Where Can we Use XGBoost?
- In case of large number of observations in training data.
- Number of features are less than number of observations.
- When model performance metric are into consideration.
Implementation in sklearn
from sklearn.datasets import make_classification
from sklearn.model_selection import train_test_split
import xgboost
# creating the dataset
X, y = make_classification(n_samples = 1000, n_features = 5, n_informative = 2, n_redundant = 0, random_state = 0, shuffle = False)
print('Features are', X[:20])
print('Labels are', y[:20])
# splitting the data into train and test
X_train, X_test, y_train, y_test = train_test_split(X, y, test_size = 0.2, random_state = 0)
# creating XGBoost instance
xgb_classifier = xgboost.XGBClassifier()
# fitting the model onto the train data
xgb_classifier.fit(X_train, y_train)
# making the predictions
predictions = xgb_classifier.predict(X_test)
# printing 20 predictions
print('Predictions are', predictions[:20])
Output
[-2.9728827 -1.08878294 0.42281857 -3.11685659 0.64445203]

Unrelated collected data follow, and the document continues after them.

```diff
+        r[4] = (uint32_t)acc;
+        acc = (acc >> 32) | ((uint64_t)ovf << 32);
+        asm("v_mad_u64_u32 %0, vcc, %2, %3, %0\n\tv_addc_co_u32 %1, vcc, 0, 0, vcc\n\tv_mad_u64_u32 %0, vcc, %4, %5, %0\n\tv_addc_co_u32 %1, vcc, 0, %1, vcc\n\tv_mad_u64_u32 %0, vcc, %6, %7, %0\n\tv_addc_co_u32 %1, vcc, 0, %1, vcc\n\tv_mad_u64_u32 %0, vcc, %8, %9, %0\n\tv_addc_co_u32 %1, vcc, 0, %1, vcc\n\tv_mad_u64_u32 %0, vcc, %10, %11, %0\n\tv_addc_co_u32 %1, vcc, 0, %1, vcc\n\tv_mad_u64_u32 %0, vcc, %12, %13, %0\n\tv_addc_co_u32 %1, vcc, 0, %1, vcc\n\tv_mad_u64_u32 %0, vcc, %14, %15, %0\n\tv_addc_co_u32 %1, vcc, 0, %1, vcc\n\tv_mad_u64_u32 %0, vcc, %16, %17, %0\n\tv_addc_co_u32 %1, vcc, 0, %1, vcc\n\tv_mad_u64_u32 %0, vcc, %18, %19, %0\n\tv_addc_co_u32 %1, vcc, 0, %1, vcc\n\tv_mad_u64_u32 %0, vcc, %20, %21, %0\n\tv_addc_co_u32 %1, vcc, 0, %1, vcc\n\tv_mad_u64_u32 %0, vcc, %22, %23, %0\n\tv_addc_co_u32 %1, vcc, 0, %1, vcc\n\tv_mad_u64_u32 %0, vcc, %24, %25, %0\n\tv_addc_co_u32 %1, vcc, 0, %1, vcc" : "+v"(acc), "=&v"(ovf) : "v"(a.l[0]), "v"(w.l[5]), "v"(a.l[1]), "v"(w.l[4]), "v"(a.l[2]), "v"(w.l[3]), "v"(a.l[3]), "v"(w.l[2]), "v"(a.l[4]), "v"(w.l[1]), "v"(a.l[5]), "v"(w.l[0]), "v"(q[0]), "s"(negp(5)), "v"(q[1]), "s"(negp(4)), "v"(q[2]), "s"(negp(3)), "v"(q[3]), "s"(negp(2)), "v"(q[4]), "s"(negp(1)), "v"(q[5]), "s"(negp(0)) : "vcc");
+        r[5] = (uint32_t)acc;
+        acc = (acc >> 32) | ((uint64_t)ovf << 32);
+        asm("v_mad_u64_u32 %0, vcc, %1, %2, %0\n\tv_mad_u64_u32 %0, vcc, %3, %4, %0\n\tv_mad_u64_u32 %0, vcc, %5, %6, %0\n\tv_mad_u64_u32 %0, vcc, %7, %8, %0\n\tv_mad_u64_u32 %0, vcc, %9, %10, %0\n\tv_mad_u64_u32 %0, vcc, %11, %12, %0\n\tv_mad_u64_u32 %0, vcc, %13, %14, %0\n\tv_mad_u64_u32 %0, vcc, %15, %16, %0\n\tv_mad_u64_u32 %0, vcc, %17, %18, %0\n\tv_mad_u64_u32 %0, vcc, %19, %20, %0\n\tv_mad_u64_u32 %0, vcc, %21, %22, %0\n\tv_mad_u64_u32 %0, vcc, %23, %24, %0\n\tv_mad_u64_u32 %0, vcc, %25, %26, %0\n\tv_mad_u64_u32 %0, vcc, %27, %28, %0" : "+v"(acc) : "v"(a.l[0]), "v"(w.l[6]), "v"(a.l[1]), "v"(w.l[5]), "v"(a.l[2]), "v"(w.l[4]), "v"(a.l[3]), "v"(w.l[3]), "v"(a.l[4]), "v"(w.l[2]), "v"(a.l[5]), "v"(w.l[1]), "v"(a.l[6]), "v"(w.l[0]), "v"(q[0]), "s"(negp(6)), "v"(q[1]), "s"(negp(5)), "v"(q[2]), "s"(negp(4)), "v"(q[3]), "s"(negp(3)), "v"(q[4]), "s"(negp(2)), "v"(q[5]), "s"(negp(1)), "v"(q[6]), "s"(negp(0)) : "vcc");
+        r[6] = (uint32_t)acc;
+        acc >>= 32;
+        asm("v_mad_u64_u32 %0, vcc, %1, %2, %0\n\tv_mad_u64_u32 %0, vcc, %3, %4, %0\n\tv_mad_u64_u32 %0, vcc, %5, %6, %0\n\tv_mad_u64_u32 %0, vcc, %7, %8, %0\n\tv_mad_u64_u32 %0, vcc, %9, %10, %0\n\tv_mad_u64_u32 %0, vcc, %11, %12, %0\n\tv_mad_u64_u32 %0, vcc, %13, %14, %0\n\tv_mad_u64_u32 %0, vcc, %15, %16, %0\n\tv_mad_u64_u32 %0, vcc, %17, %18, %0\n\tv_mad_u64_u32 %0, vcc, %19, %20, %0\n\tv_mad_u64_u32 %0, vcc, %21, %22, %0\n\tv_mad_u64_u32 %0, vcc, %23, %24, %0\n\tv_mad_u64_u32 %0, vcc, %25, %26, %0\n\tv_mad_u64_u32 %0, vcc, %27, %28, %0\n\tv_mad_u64_u32 %0, vcc, %29, %30, %0\n\tv_mad_u64_u32 %0, vcc, %31, %32, %0" : "+v"(acc) : "v"(a.l[0]), "v"(w.l[7]), "v"(a.l[1]), "v"(w.l[6]), "v"(a.l[2]), "v"(w.l[5]), "v"(a.l[3]), "v"(w.l[4]), "v"(a.l[4]), "v"(w.l[3]), "v"(a.l[5]), "v"(w.l[2]), "v"(a.l[6]), "v"(w.l[1]), "v"(a.l[7]), "v"(w.l[0]), "v"(q[0]), "s"(negp(7)), "v"(q[1]), "s"(negp(6)), "v"(q[2]), "s"(negp(5)), "v"(q[3]), "s"(negp(4)), "v"(q[4]), "s"(negp(3)), "v"(q[5]), "s"(negp(2)), "v"(q[6]), "s"(negp(1)), "v"(q[7]), "s"(negp(0)) : "vcc");
+        r[7] = (uint32_t)acc;
diff --git a/0g-halo2_amd/csrc/ntt.hip b/0g-halo2_amd/csrc/ntt.hip
--- a/0g-halo2_amd/csrc/ntt.hip
+++ b/0g-halo2_amd/csrc/ntt.hip
@@ -1,5 +1,6 @@
 #include "poly.h"
 #include "field9.h"
+#include "twiddle_table.h"
 
 namespace zg {
 
@@ -42,15 +43,51 @@
     q[1] = make_uint4(v.l[4], v.l[5], v.l[6], v.l[7]);
 }
 
+__device__ __forceinline__ uint32_t fr_2p(int i) { return (FrParams::p(i) << 1) | (i ? FrParams::p(i - 1) >> 31 : 0u); }
+
+__device__ __forceinline__ void lz_red(Fe& a) {
+    uint32_t pm[8], t[8];
+#pragma unroll
+    for (int i = 0; i < 8; i++) pm[i] = fr_2p(i);
+    if (!sub8(t, a.l, pm)) {
+#pragma unroll
+        for (int i = 0; i < 8; i++) a.l[i] = t[i];
+    }
+}
+
+__device__ __forceinline__ Fe lz_add(const Fe& a, const Fe& b) {
+    Fe o;
+    add8(o.l, a.l, b.l);
+    lz_red(o);
+    return o;
+}
+
+__device__ __forceinline__ Fe lz_sub(const Fe& a, const Fe& b) {
+    Fe o;
+    uint32_t pm[8];
+#pragma unroll
+    for (int i = 0; i < 8; i++) pm[i] = fr_2p(i);
+    sub8(o.l, a.l, b.l);
+    add8(o.l, o.l, pm);
+    return o;
+}
+
+struct TwC {
+    Fe w, q;
+};
+
 template <int LOG_T, bool COLS, bool FIRST>
-__global__ __launch_bounds__(1 << (LOG_T - 2)) void ntt_pass_kernel(NttArgs a) {
+__global__ __launch_bounds__(1 << (LOG_T - 2)) __attribute__((amdgpu_waves_per_eu(5, 5))) void ntt_pass_kernel(NttArgs a) {
     constexpr uint32_t T = 1u << LOG_T;
     constexpr uint32_t NT = T / 4;
     extern __shared__ __align__(16) unsigned char smem[];
     uint4* XL = reinterpret_cast<uint4*>(smem);
     uint4* XH = XL + T;
     uint4* TL = XH + T;
-    uint4* TH = TL + (1u << ((COLS ? a.log_n1 : a.log_n2) > 0 ? (COLS ? a.log_n1 : a.log_n2) - 1 : 0));
+    const uint32_t tslots = 1u << ((COLS ? a.log_n1 : a.log_n2) > 0 ? (COLS ? a.log_n1 : a.log_n2) - 1 : 0);
+    uint4* TH = TL + tslots;
+    uint4* QL = TH + tslots;
+    uint4* QH = QL + tslots;
     auto slot = [](uint32_t i) { return i ^ ((i >> 3) & 7u) ^ ((i >> 6) & 7u) ^ ((i >> 9) & 7u); };
     auto ldx = [&](uint32_t i) {
         const uint32_t s = slot(i);
@@ -64,9 +101,10 @@
     };
     auto ldt = [&](uint32_t i) {
         const uint32_t s = slot(i);
-        const uint4 lo = TL[s], hi = TH[s];
-        return Fe{{lo.x, lo.y, lo.z, lo.w, hi.x, hi.y, hi.z, hi.w}};
+        const uint4 lo = TL[s], hi = TH[s], qlo = QL[s], qhi = QH[s];
+        return TwC{Fe{{lo.x, lo.y, lo.z, lo.w, hi.x, hi.y, hi.z, hi.w}}, Fe{{qlo.x, qlo.y, qlo.z, qlo.w, qhi.x, qhi.y, qhi.z, qhi.w}}};
     };
+    auto mulc = [](const Fe& x, const TwC& t) { return Fr::mulc(x, t.w, t.q); };
 
     const uint32_t tid = threadIdx.x;
     const uint32_t log_m = COLS ? a.log_n1 : a.log_n2;
@@ -86,11 +124,15 @@
 
     {
         const uint32_t tw_shift = a.log_n - log_m;
+        const Fe* plain = a.tw + ((size_t)2 << a.log_n);
+        const Fe* quot = plain + ((size_t)1 << a.log_n >> 1);
         for (uint32_t t = tid; t < M / 2; t += NT) {
-            const Fe w = ld_fe(a.tw + ((size_t)t << tw_shift));
+            const Fe w = ld_fe(plain + ((size_t)t << tw_shift)), q = ld_fe(quot + ((size_t)t << tw_shift));
             const uint32_t s = slot(t);
             TL[s] = make_uint4(w.l[0], w.l[1], w.l[2], w.l[3]);
             TH[s] = make_uint4(w.l[4], w.l[5], w.l[6], w.l[7]);
+            QL[s] = make_uint4(q.l[0], q.l[1], q.l[2], q.l[3]);
+            QH[s] = make_uint4(q.l[4], q.l[5], q.l[6], q.l[7]);
         }
     }
 
@@ -135,12 +177,12 @@
                 const uint32_t i0 = at(sub, i), i1 = at(sub, i + quarter), i2 = at(sub, i + half), i3 = at(sub, i + half + quarter);
                 const Fe x0 = ldx(i0);
                 Fe a2 = x0;
-                if (i != 0) a2 = Fr::mul(x0, ldt(i));
+                if (i != 0) a2 = mulc(x0, ldt(i));
                 stx(i2, a2);
                 if (i != 0) {
-                    const Fe w = ldt(i << 1);
-                    stx(i1, Fr::mul(x0, w));
-                    stx(i3, Fr::mul(a2, w));
+                    const TwC w = ldt(i << 1);
+                    stx(i1, mulc(x0, w));
+                    stx(i3, mulc(a2, w));
                 } else {
                     stx(i1, x0);
                     stx(i3, a2);
@@ -166,19 +208,23 @@
             const uint32_t e0 = (blk << (log_half + 1)) + i;
             const uint32_t i0 = at(sub, e0), i1 = at(sub, e0 + quarter), i2 = at(sub, e0 + half), i3 = at(sub, e0 + half + quarter);
             const Fe x0 = ldx(i0), x1 = ldx(i1), x2 = ldx(i2), x3 = ldx(i3);
-            const Fe a0 = Fr::add(x0, x2), a1 = Fr::add(x1, x3);
-            Fe a2 = Fr::sub(x0, x2), a3 = Fr::sub(x1, x3);
+            const Fe a0 = lz_add(x0, x2), a1 = lz_add(x1, x3);
+            Fe a2 = lz_sub(x0, x2), a3 = lz_sub(x1, x3);
             const uint32_t t0 = i << st;
-            if (t0 != 0) a2 = Fr::mul(a2, ldt(t0));
-            a3 = Fr::mul(a3, ldt((i + quarter) << st));
+            if (t0 != 0) a2 = mulc(a2, ldt(t0));
+            else lz_red(a2);
+            a3 = mulc(a3, ldt((i + quarter) << st));
             const uint32_t t1 = i << (st + 1);
-            stx(i0, Fr::add(a0, a1));
-            stx(i2, Fr::add(a2, a3));
-            Fe b1 = Fr::sub(a0, a1), b3 = Fr::sub(a2, a3);
+            stx(i0, lz_add(a0, a1));
+            stx(i2, lz_add(a2, a3));
+            Fe b1 = lz_sub(a0, a1), b3 = lz_sub(a2, a3);
             if (t1 != 0) {
-                const Fe w = ldt(t1);
-                b1 = Fr::mul(b1, w);
-                b3 = Fr::mul(b3, w);
+                const TwC w = ldt(t1);
+                b1 = mulc(b1, w);
+                b3 = mulc(b3, w);
+            } else {
+                lz_red(b1);
+                lz_red(b3);
             }
             stx(i1, b1);
             stx(i3, b3);
@@ -202,10 +248,11 @@
             uint32_t lo = (blk << (log_half + 1)) + i, hi = lo + half;
             uint32_t ilo = at(s, lo), ihi = at(s, hi);
             Fe u = ldx(ilo), v = ldx(ihi);
-            stx(ilo, Fr::add(u, v));
-            Fe d = Fr::sub(u, v);
+            stx(ilo, lz_add(u, v));
+            Fe d = lz_sub(u, v);
             uint32_t twi = i << st;
-            if (twi != 0) d = Fr::mul(d, ldt(twi));
+            if (twi != 0) d = mulc(d, ldt(twi));
+            else lz_red(d);
             stx(ihi, d);
         }
         __syncthreads();
@@ -227,11 +274,19 @@
             uint32_t k = (base + r) + N1 * k2;
             if (k >= a.out_len) continue;
             Fe v = ldx((r << log_m) + pos);
-            if (a.scale_out) v = Fr::mul(v, a.scale);
+            bool canonical = log_m == 0;
+            if (a.scale_out) {
+                v = Fr::mul(v, a.scale);
+                canonical = true;
+            }
             if (a.coset_out) {
                 const uint32_t m3 = k % 3u;
-                if (m3 != 0 || a.coset_out == 2) v = Fr::mul(v, m3 == 1 ? a.zout1 : m3 == 2 ? a.zout2 : a.zout0);
-            }
+                if (m3 != 0 || a.coset_out == 2) {
+                    v = Fr::mul(v, m3 == 1 ? a.zout1 : m3 == 2 ? a.zout2 : a.zout0);
+                    canonical = true;
+                }
+            }
+            if (!canonical) Fr::reduce_once(v);
             st_fe(out + k, v);
         }
     }
@@ -421,18 +476,6 @@
     }
 }
 
-__global__ void twiddle_kernel(Fe* tw, Fe omega, Fe s, uint32_t n) {
-    constexpr uint32_t CH = 16;
-    uint32_t i0 = (blockIdx.x * blockDim.x + threadIdx.x) * CH;
-    if (i0 >= n) return;
-    const Fe c261 = Fr9Params::c261_fe();
-    Fe cur = Fr::mul(Fr::pow_u64(omega, i0), s);
-    for (uint32_t j = 0; j < CH && i0 + j < n; j++) {
-        st_fe(tw + i0 + j, cur);
-        st_fe(tw + n + i0 + j, Fr::mul(cur, c261));
-        cur = Fr::mul(cur, omega);
-    }
-}
 
 constexpr uint32_t MAX_SCALED_TABLES = 8;
 int get_twiddles(zg_ctx* ctx, uint32_t log_n, const Fe& omega, Fe** out, const Fe* scale) {
@@ -460,10 +503,8 @@
     uint32_t n = 1u << log_n;
     Fe* tw = nullptr;
     gate_yield(ctx);
-    ZG_HIP(hipMalloc(&tw, (size_t)2 * n * sizeof(Fe)));
-    uint32_t threads = 256, per = 16;
-    uint32_t blocks = (n + threads * per - 1) / (threads * per);
-    hipLaunchKernelGGL(twiddle_kernel, dim3(blocks), dim3(threads), 0, ctx->stream, tw, omega, s, n);
+    ZG_HIP(hipMalloc(&tw, twiddle_table_entries(n) * sizeof(Fe)));
+    launch_twiddle_table(ctx->stream, tw, omega, s, n);
     hipError_t e = hipGetLastError();
     if (e == hipSuccess) e = hipStreamSynchronize(ctx->stream);
     if (e != hipSuccess) {
@@ -514,6 +555,7 @@
 static int launch_passes(zg_ctx* ctx, const NttPlan& p, const Fe* tw, const Fe* tw_x, Fe* tmp, size_t tmp_stride) {
     constexpr uint32_t T = 1u << LOG_T;
     constexpr size_t ELEM = NINE ? 36 : sizeof(Fe);
+    constexpr size_t TWE = NINE ? 1 : 2;
     NttArgs a;
     memset(&a, 0, sizeof(a));
     a.tw = tw;
@@ -543,7 +585,7 @@
         a.in = p.in; a.in_stride = p.in_stride;
         a.out = p.out; a.out_stride = p.out_stride;
         a.in_per = a.out_per = gper; a.in_outer = p.grp.in_outer; a.out_outer = p.grp.out_outer;
-        size_t lds = (size_t)(T + (N > 1 ? N / 2 : 1)) * ELEM;
+        size_t lds = (size_t)(T + (N > 1 ? N / 2 : 1) * TWE) * ELEM;
         if (NINE) {
             ZG_TRY(sub_twiddles(ctx, p, a.log_n2, LOG_T, &a.tw_m, &a.tw_shift));
             lds = nine_lds_bytes(T, a.log_n2, a.tw_shift);
@@ -564,7 +606,7 @@
         a.in_per = gper; a.in_outer = p.grp.in_outer;
         a.out_per = 0xffffffffu; a.out_outer = 0;
         uint32_t cnt = T / N1;
-        size_t lds = (size_t)(T + (N1 > 1 ? N1 / 2 : 1)) * ELEM;
+        size_t lds = (size_t)(T + (N1 > 1 ? N1 / 2 : 1) * TWE) * ELEM;
         if (NINE) {
             ZG_TRY(sub_twiddles(ctx, p, a.log_n1, LOG_T, &a.tw_m, &a.tw_shift));
             lds = nine_lds_bytes(T, a.log_n1, a.tw_shift);
@@ -584,7 +626,7 @@
         a.out_per = gper; a.out_outer = p.grp.out_outer;
         uint32_t cnt = T / N2;
         if (cnt > N1) cnt = N1;
-        size_t lds = (size_t)(T + (N2 > 1 ? N2 / 2 : 1)) * ELEM;
+        size_t lds = (size_t)(T + (N2 > 1 ? N2 / 2 : 1) * TWE) * ELEM;
         if (NINE) {
             ZG_TRY(sub_twiddles(ctx, p, a.log_n2, LOG_T, &a.tw_m, &a.tw_shift));
             lds = nine_lds_bytes(T, a.log_n2, a.tw_shift);
diff --git a/0g-halo2_amd/csrc/twiddle_table.h b/0g-halo2_amd/csrc/twiddle_table.h
--- /dev/null
+++ b/0g-halo2_amd/csrc/twiddle_table.h
@@ -0,0 +1,44 @@
+#pragma once
+
+#include "field9.h"
+
+namespace zg {
+
+constexpr size_t twiddle_table_entries(uint32_t n) { return (size_t)3 * n; }
+
+__device__ __forceinline__ void tw_store(Fe* p, const Fe& v) {
+    uint4* q = reinterpret_cast<uint4*>(p);
+    q[0] = make_uint4(v.l[0], v.l[1], v.l[2], v.l[3]);
+    q[1] = make_uint4(v.l[4], v.l[5], v.l[6], v.l[7]);
+}
+
+__global__ void twiddle_kernel(Fe* tw, Fe omega, Fe s, uint32_t n) {
+    constexpr uint32_t CH = 16;
+    uint32_t i0 = (blockIdx.x * blockDim.x + threadIdx.x) * CH;
+    if (i0 >= n) return;
+    const Fe c261 = Fr9Params::c261_fe();
+    Fe cur = Fr::mul(Fr::pow_u64(omega, i0), s);
+    for (uint32_t j = 0; j < CH && i0 + j < n; j++) {
+        tw_store(tw + i0 + j, cur);
+        tw_store(tw + n + i0 + j, Fr::mul(cur, c261));
+        cur = Fr::mul(cur, omega);
+    }
+}
+
+__global__ void twiddle_quotient_kernel(Fe* tw, uint32_t n) {
+    const uint32_t i = blockIdx.x * blockDim.x + threadIdx.x;
+    if (i >= n / 2) return;
+    const uint4* q = reinterpret_cast<const uint4*>(tw + i);
+    const uint4 lo = q[0], hi = q[1];
+    const Fe w = Fr::to_raw(Fe{{lo.x, lo.y, lo.z, lo.w, hi.x, hi.y, hi.z, hi.w}});
+    tw_store(tw + (size_t)2 * n + i, w);
+    tw_store(tw + (size_t)2 * n + n / 2 + i, Fr::mulc_quotient(w));
+}
+
+inline void launch_twiddle_table(hipStream_t stream, Fe* tw, const Fe& omega, const Fe& s, uint32_t n) {
+    const uint32_t threads = 256, per = 16;
+    hipLaunchKernelGGL(twiddle_kernel, dim3((n + threads * per - 1) / (threads * per)), dim3(threads), 0, stream, tw, omega, s, n);
+    if (n >= 2) hipLaunchKernelGGL(twiddle_quotient_kernel, dim3((n / 2 + 63) / 64), dim3(64), 0, stream, tw, n);
+}
+
+}
```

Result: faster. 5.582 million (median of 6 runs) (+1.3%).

[-0.59614125 -1.37007001 -1.91374267 0.66356158 -0.1540724 ]
[-1.06894674 -1.17505738 1.19361168 -0.09816121 -0.88661426]
[-1.30526888 -0.96592566 -0.14735366 1.05980629 0.02624662]

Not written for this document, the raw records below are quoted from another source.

@@ -302,13 +304,28 @@
         permute_add(cx, 1.0, sl(s.v_oovv, 2), "jiab", 0.0, sl(s.I_voov, 3), "bjia");
         if (fused) C(1.0, s.v_vvov, "beia", s.t1, "je", 1.0, s.I_voov, "bjia");
         else k_axpby(cx, s.I_voov.d + a_off, 1.0, s.x_voov.d + a_off, 1.0, a_cnt);
-        if (!ring) {
+        if (!four) {
             C(0.5, s.w_oovv, "imbe", sl(s.t2, 3), "mjea", 1.0, sl(s.I_voov, 3), "bjia");
             C(-0.5, s.v_oovv, "imbe", sl(s.c, 2), "mjae", 1.0, sl(s.I_voov, 3), "bjia");
+            C(-1.0, s.v_oovo, "imbj", sl(s.t1, 1), "ma", 1.0, sl(s.I_voov, 3), "bjia");
         }
-        C(-1.0, s.v_oovo, "imbj", sl(s.t1, 1), "ma", 1.0, sl(s.I_voov, 3), "bjia");
-    }
-    if (ring) ring_tg_intermediates(cx, s);
+    }
+    if (four) {
+        const int64_t O = s.o, V = s.v;
+        Tensor y = view(cx.scratch("ring_y_oovo", s.v_oovo.size()), {O, O, V, O});
+        C(-0.5, s.v_oovv, "imbe", s.t1, "je", 0.0, y, "imbj");
+        C(0.25, s.v_oovv, "mibe", s.t1, "je", 1.0, y, "imbj");
+        k_axpby(cx, y.d, -1.0, s.v_oovo.d, 1.0, y.size());
+        C(1.0, y, "imbj", s.t1, "ma", 1.0, s.I_voov, "bjia");
+        permute_add(cx, -0.5, s.I_ovov, "jbia", 1.0, s.I_voov, "bjia");
+        if (ring) {
+            ring_tg_intermediates(cx, s);
+        } else {
+            C(-0.5, s.v_oovv, "mibe", s.c, "mjae", 1.0, s.I_ovov, "jbia");
+            C(0.25, s.w_oovv, "imbe", s.asym, "mjea", 1.0, s.I_voov, "bjia");
+            s.g_form = true;
+        }
+    }
     lane(4);
     if (save_for_diis) diis_save(cx, s);
     if (fused) permute_add(cx, 1.0, s.v_oovo, "kjai", 0.0, s.z_ooov, "jkia");
@@ -498,6 +515,11 @@
     ccsd_refresh_sharding(cx, s);
     const bool par = lanes_pay(s) && !cx.rec, sh = s.sharded;
     const bool ring = !par && !cx.rec && !sh && ring_live(s);
+    const bool gform = !par && !cx.rec && !sh && !ring && s.g_form;
+    if (s.g_form && !gform) {
+        if (cx.rec) throw Error(2, "ccsd_amplitudes: the intermediates of this iteration were formed outside the recorded sequence");
+        ccsd_I_voov(cx, s, s.I_voov);
+    }
     s.partials_live = par;
     ring_res_clear(s);
     int64_t v0, v1;
@@ -546,6 +568,12 @@
     if (!sh && !(s.pp_sym && !cx.rec)) C(0.5, s.I_oooo, "ijmn", s.c, "mnab", 1.0, s.r2, "ijab");
     lane(2);
     if (ring) {
+    } else if (gform) {
+        s.Yg = cx.scratch("ring_Yg", s.r2.size());
+        Tensor Y = s.r2;
+        Y.d = s.Yg;
+        C(-1.0, s.t2, "mjae", s.I_ovov, "iemb", 0.0, Y, "jiab");
+        s.yg_live = true;
     } else if (!sh) {
         C(-1.0, s.t2, "mjae", s.I_ovov, "iemb", par ? 0.0 : 1.0, r2b, "ijab");
         C(-1.0, s.I_ovov, "iema", s.t2, "mjeb", 1.0, r2b, "ijab");
@@ -578,7 +606,14 @@
     }
     if (defer_update) return;
     k_t2_update(cx, s.t2.d, s.r2.d, par ? r2b.d : nullptr, par ? r2c.d : nullptr, s.v_oovv.d, s.D2.d, s.pp, s.o, s.v, s.t1.d, s.r1.d,
-                par ? r1b.d : nullptr, s.D1.d, ring ? ring_Y(s) : nullptr);
+                par ? r1b.d : nullptr, s.D1.d, ring || gform ? ring_Y(s) : nullptr);
+}
+
+void ccsd_I_voov(Context& cx, CCState& s, const Tensor& out)
+{
+    if (out.d != s.I_voov.d) k_copy(cx, out.d, s.I_voov.d, s.I_voov.size());
+    else s.g_form = false;
+    permute_add(cx, 0.5, s.I_ovov, "jbia", 1.0, out, "bjia");
 }
 
 const double* ccsd_residual_full(Context& cx, CCState& s, bool r2)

[-2.18261832 -0.97011387 -0.11433516 0.74355352 0.21035937]
[-1.24797892 -1.13094525 -0.00592741 1.36606007 1.55511403]
[-1.35308792 -1.06633681 0.61332623 -0.28595915 1.49691099]
[-1.13449871 -1.27403448 1.18311956 0.71889717 -1.21607658]
[-0.38457445 -1.08840346 0.1406719 -0.74367217 -0.15901225]
[-1.0106506 -0.52017071 0.24005693 0.10015941 -0.47517511]
[-0.58310155 -1.18236446 1.27295375 -1.69613127 0.73018353]
[-0.29760388 -1.45995253 -1.85748327 0.38259814 -0.88690433]
[-0.86057581 -1.01530275 0.87830376 0.08645252 0.24770638]
[-2.47091771 -1.21696663 -1.01827933 -0.65457013 0.20721739]
[-1.33090082 -1.01316175 0.58356993 2.92909624 0.22285832]
[ 0.74840002 -0.91748674 0.97603753 -1.55693393 -1.32989186]
[-1.05483466 -0.9320408 -0.35549477 -1.1974277 1.48639925]
[-2.19888276 -1.17327072 -0.41021869 1.38218189 1.48678247]
[-0.68305478 -0.94253787 0.04277972 0.50179975 -0.05609947]]
Labels are [0 0 0 0 0 0 0 0 0 0 0 0 0 0 0 0 0 0 0 0]
Predictions are [1 1 1 0 0 1 0 0 1 0 1 0 1 0 0 0 1 0 0 0]
Conclusion
We discussed the XGBoost algorithm in machine learning. This is an implementation of the gradient boosting technique, which is widely used in competitions today. We saw why this algorithm performs well and what it uses under the hood. Lastly, we also went through the implementation of XGBoost in Python.